Stored data entries:
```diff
@@ -20,9 +24,18 @@
         if not x.is_cuda:
             raise _lib.DLRMB200Error(_lib.EINVAL, "fused dense layers run on the GPU only (no CPU fallback)")
         x = x.contiguous()
-        y = torch.mm(x, weight.t())
-        _lib.check(_lib.load().dlrmb_dense_fwd_bias_act(
-            y.device.index or 0, y.data_ptr(), bias.data_ptr(), y.shape[0], y.shape[1], 1 if relu else 0, _stream(y)))
+        B, n_in = x.shape
+        n_out = weight.shape[0]
+        dev = x.device.index or 0
+        lib = _lib.load()
+        if on_tensor_cores(B, n_out, n_in):
+            y = torch.empty((B, n_out), dtype=torch.float32, device=x.device)
+            _lib.check(lib.dlrmb_dense_fwd(dev, x.data_ptr(), weight.data_ptr(), bias.data_ptr(), B, n_in, n_out,
+                                           1 if relu else 0, y.data_ptr(), _stream(y)))
+        else:
+            y = torch.mm(x, weight.t())
+            _lib.check(lib.dlrmb_dense_fwd_bias_act(
+                dev, y.data_ptr(), bias.data_ptr(), B, n_out, 1 if relu else 0, _stream(y)))
         ctx.relu = relu
         ctx.gw, ctx.gb, ctx.scratch = gw, gb, scratch
         ctx.save_for_backward(x, weight, y if relu else None)
@@ -37,8 +50,21 @@
         _lib.check(_lib.load().dlrmb_dense_bwd_act_bias(
             dy.device.index or 0, dy.data_ptr(), y.data_ptr() if ctx.relu else None, B, N, dz.data_ptr(),
             ctx.gb.data_ptr(), ctx.scratch.data_ptr(), _stream(dy)))
-        torch.mm(dz.t(), x, out=ctx.gw)
-        dx = dz @ weight if ctx.needs_input_grad[0] else None
+        n_in = x.shape[1]
+        dev = dy.device.index or 0
+        lib = _lib.load()
+        if on_tensor_cores(N, n_in, B):
+            _lib.check(lib.dlrmb_dense_wgrad(dev, dz.data_ptr(), x.data_ptr(), B, n_in, N, ctx.gw.data_ptr(), _stream(dy)))
+        else:
+            torch.mm(dz.t(), x, out=ctx.gw)
+        dx = None
+        if ctx.needs_input_grad[0]:
+            if on_tensor_cores(B, n_in, N):
+                dx = torch.empty_like(x)
+                _lib.check(lib.dlrmb_dense_dgrad(dev, dz.data_ptr(), weight.data_ptr(), B, n_in, N, dx.data_ptr(),
+                                                 _stream(dy)))
+            else:
+                dx = dz @ weight
         return dx, None, None, None, None, None, None
 
 
@@ -56,6 +82,7 @@
         assert self.grad_bias.is_contiguous() and self.grad_bias.shape == linear.bias.shape
         n = int(_lib.load().dlrmb_dense_bwd_scratch_floats(linear.out_features))
         self.scratch = torch.zeros(n, dtype=torch.float32, device=dev)
+        assert linear.weight.is_contiguous()
 
     def forward(self, x: torch.Tensor) -> torch.Tensor:
         return _DenseFn.apply(x, self.linear.weight, self.linear.bias, self.relu, self.grad_weight,
diff --git a/include/dlrm_b200.h b/include/dlrm_b200.h
--- a/include/dlrm_b200.h
+++ b/include/dlrm_b200.h
@@ -101,6 +101,13 @@
 int64_t dlrmb_dense_bwd_scratch_floats(int32_t N);
 int32_t dlrmb_dense_bwd_act_bias(int32_t device, const float* dy, const float* y, int32_t B, int32_t N,
                                  float* dz, float* db, float* scratch, dlrmb_stream stream);
+
+int32_t dlrmb_dense_fwd(int32_t device, const float* x, const float* w, const float* bias, int32_t B, int32_t in,
+                        int32_t out, int32_t relu, float* y, dlrmb_stream stream);
+int32_t dlrmb_dense_dgrad(int32_t device, const float* dz, const float* w, int32_t B, int32_t in, int32_t out,
+                          float* dx, dlrmb_stream stream);
+int32_t dlrmb_dense_wgrad(int32_t device, const float* dz, const float* x, int32_t B, int32_t in, int32_t out,
+                          float* dw, dlrmb_stream stream);
 
 int32_t dlrmb_dac_unpack(int32_t device, const void* records, int32_t B, float* labels, float* dense,
                          uint32_t* sparse, dlrmb_stream stream);
```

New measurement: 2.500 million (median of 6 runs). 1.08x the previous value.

● **WORK ITEM**: Among the entries, how many lines contain the string "assert"? Give the number without anything else.

● **EXERCISE ANSWER**: 2